*** Information ***
template <typename IdT, int LG, int TR, int CW, bool OFF32, int FC, bool HALF = false, typename XT = float>
__global__ void __launch_bounds__((CW + kProducerWaves) * 64)
sage_layer_mfma_kernel(mfma_args a)
{
  static_assert(!HALF || FC == 0, "the half-tile mode runs the runtime-shape consumer");
  extern __shared__ __attribute__((aligned(16))) float lds[];
  const int tile_dw = TR * a.SD;
  uint32_t* ring = reinterpret_cast<uint32_t*>(lds + 2 * tile_dw + 16 + CW * kScratchDw) + 8;
  uint32_t first_ticket = kNoTile;
  if (threadIdx.x == 0 && (int64_t)blockIdx.x < (a.n_rows + TR - 1) / TR) first_ticket = (uint32_t)gridDim.x + atomicAdd(a.tickets, 1u);
  for (int i = threadIdx.x; i < 2 * tile_dw + 16; i += blockDim.x) lds[i] = 0.f;
  if (threadIdx.x == 0) ring[0] = blockIdx.x, ring[1] = first_ticket;
  __syncthreads();
  const int lane = threadIdx.x & 63;
  int wave = threadIdx.x >> 6;
  if (a.debug & 64) {
    uint32_t* keys = reinterpret_cast<uint32_t*>(lds + 2 * tile_dw + 16 + CW * kScratchDw);
    const int simd = (int)__builtin_amdgcn_s_getreg((1 << 11) | (4 << 6) | 4);
    if (lane == 0) keys[wave] = (uint32_t)(((simd & 1) * 2 + (simd >> 1)) * 16 + wave);
    __syncthreads();
    const uint32_t mine_key = keys[wave];
    int rank = 0;
#pragma unroll
    for (int w = 0; w < CW + kProducerWaves; w++) rank += keys[w] < mine_key ? 1 : 0;
    wave = __builtin_amdgcn_readfirstlane(rank);
    __syncthreads();
  }
  const uint32_t n_tiles = (uint32_t)((a.n_rows + TR - 1) / TR);
  const bool drawer      = wave == CW && lane == 0;
  auto draw              = [&](uint32_t known) {
    return known < n_tiles ? (uint32_t)gridDim.x + atomicAdd(a.tickets, 1u) : kNoTile;
  };
  auto ring_at = [&](int r) { return (uint32_t)__builtin_amdgcn_readfirstlane((int)ring[r]); };
  uint32_t t_prev = kNoTile, t_cur = ring_at(0);
  int r_next = 1;
  auto advance = [&](uint32_t t_next) {
    t_prev = t_cur, t_cur = t_next;
    r_next = r_next == 2 ? 0 : r_next + 1;
  };
  auto r_draw = [&] { return r_next == 2 ? 0 : r_next + 1; };
  auto stamp            = [&](int64_t n, int which) {
    if (a.stamps && blockIdx.x == 0 && lane == 0 && n < 64) a.stamps[(n * 8 + wave) * 2 + which] = __builtin_readcyclecounter();
  };

  if constexpr (HALF) {
    const int KSh = a.KS / 2;
    if (wave >= CW) {
      using P     = producer<IdT, LG, 32, OFF32, true, XT>;
      using off_t = typename P::off_t;
      constexpr int IT = P::IT, kNb = P::kNb, kDepth = P::kDepth;
      static_assert(TR == 64, "two 32-row sub-tiles per tile");
      P p(a, wave - CW, lane);
      bounds_t<IT> b_next;
      ids_t<IT> i_next;
      meta_t<IT, off_t> cur;
      typename P::raw_t buf[kDepth][kNb + 1];
      p.load_bounds(2 * (int64_t)t_cur, b_next);
      p.load_ids(2 * (int64_t)t_cur, b_next, i_next);
      p.finish(i_next, cur);
#pragma unroll
      for (int it = 0; it < kDepth - 1; it++) p.issue(cur, it, buf[it]);
      constexpr int kHalf = IT / 2;
      for (int n = 0;; n++) {
        const uint32_t t_next = ring_at(r_next);
        uint32_t drawn       = kNoTile;
        if (drawer && t_cur < n_tiles) drawn = draw(t_next);
        if (t_cur < n_tiles && !(a.debug & 2)) {
          float* tile_lds = lds + (n & 1) * tile_dw;
#pragma unroll
          for (int sub = 0; sub < 2; sub++) {
            const int64_t s_cur = 2 * (int64_t)t_cur + sub, s_next = sub == 0 ? s_cur + 1 : 2 * (int64_t)t_next;
            float* rows_lds = tile_lds + sub * 32 * a.SD;
            p.load_bounds(s_next, b_next);
#pragma unroll
            for (int it = 0; it < IT; it++) {
              if (it == kHalf) p.load_ids(s_next, b_next, i_next);
              if (it + kDepth - 1 < IT) p.issue(cur, it + kDepth - 1, buf[(it + kDepth - 1) % kDepth]);
              p.reduce_store(cur, it, buf[it % kDepth], rows_lds);
            }
            p.second_window(cur, rows_lds);
            p.long_rows(s_cur, cur, rows_lds);
            if (sub == 1 && drawer) ring[r_draw()] = drawn;
            p.finish(i_next, cur);
            if (sub == 0 || t_next < n_tiles) {
#pragma unroll
              for (int it = 0; it < kDepth - 1; it++) p.issue(cur, it, buf[it]);
            }
          }
        } else if (drawer) ring[r_draw()] = drawn;
        lds_barrier();
        if (t_cur >= n_tiles) break;
        advance(t_next);
      }
    } else {
      constexpr int RT = TR / 32;
      float* scratch = lds + 2 * tile_dw + 16 + wave * kScratchDw;
      f32x16 c[RT][2];
      bfrag_t b[3];
      {
        const uint32_t* b_lane =
          reinterpret_cast<const uint32_t*>(a.w_tiles) + ((int64_t)(wave * 64 + (lane & 31))) * 8 + (lane >> 5) * 4;
        load_b_planes(b[0], b_lane, (int64_t)a.KS * a.N * 8, a.N, 0);
        load_b_planes(b[1], b_lane, (int64_t)a.KS * a.N * 8, a.N, 1);
      }
      const IdT* src_ids = static_cast<const IdT*>(a.src_ids);
      for (int n = 0;; n++) {
        const uint32_t t_next = ring_at(r_next);
        if (n >= 1 && !(a.debug & 1)) {
          const int64_t row0 = (int64_t)t_prev * TR;
          constexpr int kEB = x16::row_elems<XT>::kBytes;
          using self_t      = typename std::conditional<kEB == 4, float, uint16_t>::type;
          const self_t* self_ptr[RT];
#pragma unroll
          for (int rt = 0; rt < RT; rt++) {
            const int64_t row  = row0 + rt * 32 + (lane & 31);
            const int64_t srow = a.self_rows[row < a.n_rows ? row : a.n_rows - 1];
            self_ptr[rt]       = reinterpret_cast<const self_t*>(reinterpret_cast<const char*>(a.x) + table_row<IdT>(src_ids, srow) * a.row_scale) +
                           (lane >> 5) * 8;
          }
#pragma unroll
          for (int rt = 0; rt < RT; rt++)
#pragma unroll
            for (int ct = 0; ct < 2; ct++)
#pragma unroll
              for (int i = 0; i < 16; i++) c[rt][ct][i] = 0.f;
          store_agg<TR, CW>(a, lds + ((n - 1) & 1) * tile_dw, row0, wave, lane);
          const float* a_lane = lds + ((n - 1) & 1) * tile_dw + (lane & 31) * a.SD + (lane >> 5) * 8;
          consume_range<RT, 1>(a, c, b, 0, KSh, wave, lane, [&](araw_t<RT>& f, int ks) { load_a_raw<RT>(f, a_lane, a.SD, ks); });
          if constexpr (kEB == 4) {
            consume_range<RT, 2>(a, c, b, KSh, a.KS, wave, lane, [&](araw_t<RT>& f, int ks) {
#pragma unroll
              for (int rt = 0; rt < RT; rt++) {
                const float* p = self_ptr[rt] + (ks - KSh) * 16;
                f.v[rt][0]     = *reinterpret_cast<const f32x4*>(p);
                f.v[rt][1]     = *reinterpret_cast<const f32x4*>(p + 4);
              }
            });
          } else {
            consume_range<RT, 2, araw16_t<XT, RT>>(a, c, b, KSh, a.KS, wave, lane, [&](araw16_t<XT, RT>& f, int ks) {
#pragma unroll
              for (int rt = 0; rt < RT; rt++)
                f.v[rt] = *reinterpret_cast<const x16::u32x4_a8*>(self_ptr[rt] + (ks - KSh) * 16);
            });
          }
          epilogue<RT>(a, c, row0, wave, lane, scratch);
        }
        lds_barrier();
        if (t_cur >= n_tiles) break;
        advance(t_next);
      }
    }
  } else if (wave >= CW) {
    if (a.debug & 16) __builtin_amdgcn_s_setprio(3);
    using P     = producer<IdT, LG, TR, OFF32, false, XT>;
    using off_t = typename P::off_t;
    constexpr int IT = P::IT, kNb = P::kNb, kDepth = P::kDepth;
    P p(a, wave - CW, lane);
    bounds_t<IT> b_next;
    ids_t<IT> i_next;
    meta_t<IT, off_t> cur;
    typename P::raw_t buf[kDepth][kNb + 1];
    {
      p.load_bounds(t_cur, b_next);
      p.load_ids(t_cur, b_next, i_next);
      p.finish(i_next, cur);
    }
#pragma unroll
    for (int it = 0; it < kDepth - 1; it++) p.issue(cur, it, buf[it]);
    constexpr int kHalf = IT / 2;
    for (int n = 0;; n++) {
      stamp(n, 0);
      const uint32_t t_next = ring_at(r_next);
      uint32_t drawn       = kNoTile;
      if (drawer && t_cur < n_tiles) drawn = draw(t_next);
      if (t_cur < n_tiles && !(a.debug & 2)) {
        float* tile_lds = lds + (n & 1) * tile_dw;
        p.load_bounds(t_next, b_next);
#pragma unroll
        for (int it = 0; it < IT; it++) {
          if (it == kHalf) p.load_ids(t_next, b_next, i_next);
          if (it + kDepth - 1 < IT) p.issue(cur, it + kDepth - 1, buf[(it + kDepth - 1) % kDepth]);
          p.reduce_store(cur, it, buf[it % kDepth], tile_lds);
        }
        p.second_window(cur, tile_lds);
        p.long_rows(t_cur, cur, tile_lds);
        if (drawer) ring[r_draw()] = drawn;
        p.finish(i_next, cur);
        if (t_next < n_tiles) {
#pragma unroll
          for (int it = 0; it < kDepth - 1; it++) p.issue(cur, it, buf[it]);
        }
      } else if (drawer) ring[r_draw()] = drawn;
      stamp(n, 1);
      lds_barrier();
      if (t_cur >= n_tiles) break;
      advance(t_next);
    }
  } else {
    if (a.debug & 32) __builtin_amdgcn_s_setprio(3);
    float* scratch = lds + 2 * tile_dw + 16 + wave * kScratchDw;
    if constexpr (FC > 0) {
      static_consumer<TR, FC> cons;
      cons.prime(a, wave, lane, lds + 2 * tile_dw + 16 + CW * kScratchDw + 16 + wave * (decltype(cons)::KL * 16 * 64));
      const bool late = (wave & 1) && !(a.debug & 128);
      int64_t pending = -1;
      for (int n = 0;; n++) {
        stamp(n, 0);
        const uint32_t t_next = ring_at(r_next);
        if (n >= 1 && !(a.debug & 1)) {
          const float* tile_lds = lds + ((n - 1) & 1) * tile_dw;
          store_agg<TR, CW>(a, tile_lds, (int64_t)t_prev * TR, wave, lane);
          if (late) {
            if (pending >= 0) cons.store(a, pending, wave, lane, scratch);
            cons.multiply(a, tile_lds, lane);
            pending = t_prev;
          } else {
            cons.multiply(a, tile_lds, lane);
            cons.store(a, t_prev, wave, lane, scratch);
          }
        }
        stamp(n, 1);
        lds_barrier();
        if (t_cur >= n_tiles) break;
        advance(t_next);
      }
      if (late && pending >= 0) cons.store(a, pending, wave, lane, scratch);
    } else {
      for (int n = 0;; n++) {
        const uint32_t t_next = ring_at(r_next);
        if (n >= 1 && !(a.debug & 1)) {
          store_agg<TR, CW>(a, lds + ((n - 1) & 1) * tile_dw, (int64_t)t_prev * TR, wave, lane);
          consume_tile<TR>(a, t_prev, lds + ((n - 1) & 1) * tile_dw, wave, lane, scratch);
        }
        lds_barrier();
        if (t_cur >= n_tiles) break;
        advance(t_next);
      }
    }
  }
  if (threadIdx.x == 0 && atomicAdd(a.tickets + 1, 1u) == gridDim.x - 1) {
    atomicExch(a.tickets, 0u);
    atomicExch(a.tickets + 1, 0u);
  }
}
*** End of Information ***
> _Task details_
Could you write out, exactly as they stand, only the lines above that begin at the line with "int wave = threadIdx.x >> 6;" and stop after the line with "for (int w = 0;"?

> _The answer_
  int wave = threadIdx.x >> 6;
  if (a.debug & 64) {
    uint32_t* keys = reinterpret_cast<uint32_t*>(lds + 2 * tile_dw + 16 + CW * kScratchDw);
    const int simd = (int)__builtin_amdgcn_s_getreg((1 << 11) | (4 << 6) | 4);
    if (lane == 0) keys[wave] = (uint32_t)(((simd & 1) * 2 + (simd >> 1)) * 16 + wave);
    __syncthreads();
    const uint32_t mine_key = keys[wave];
    int rank = 0;
#pragma unroll
    for (int w = 0; w < CW + kProducerWaves; w++) rank += keys[w] < mine_key ? 1 : 0;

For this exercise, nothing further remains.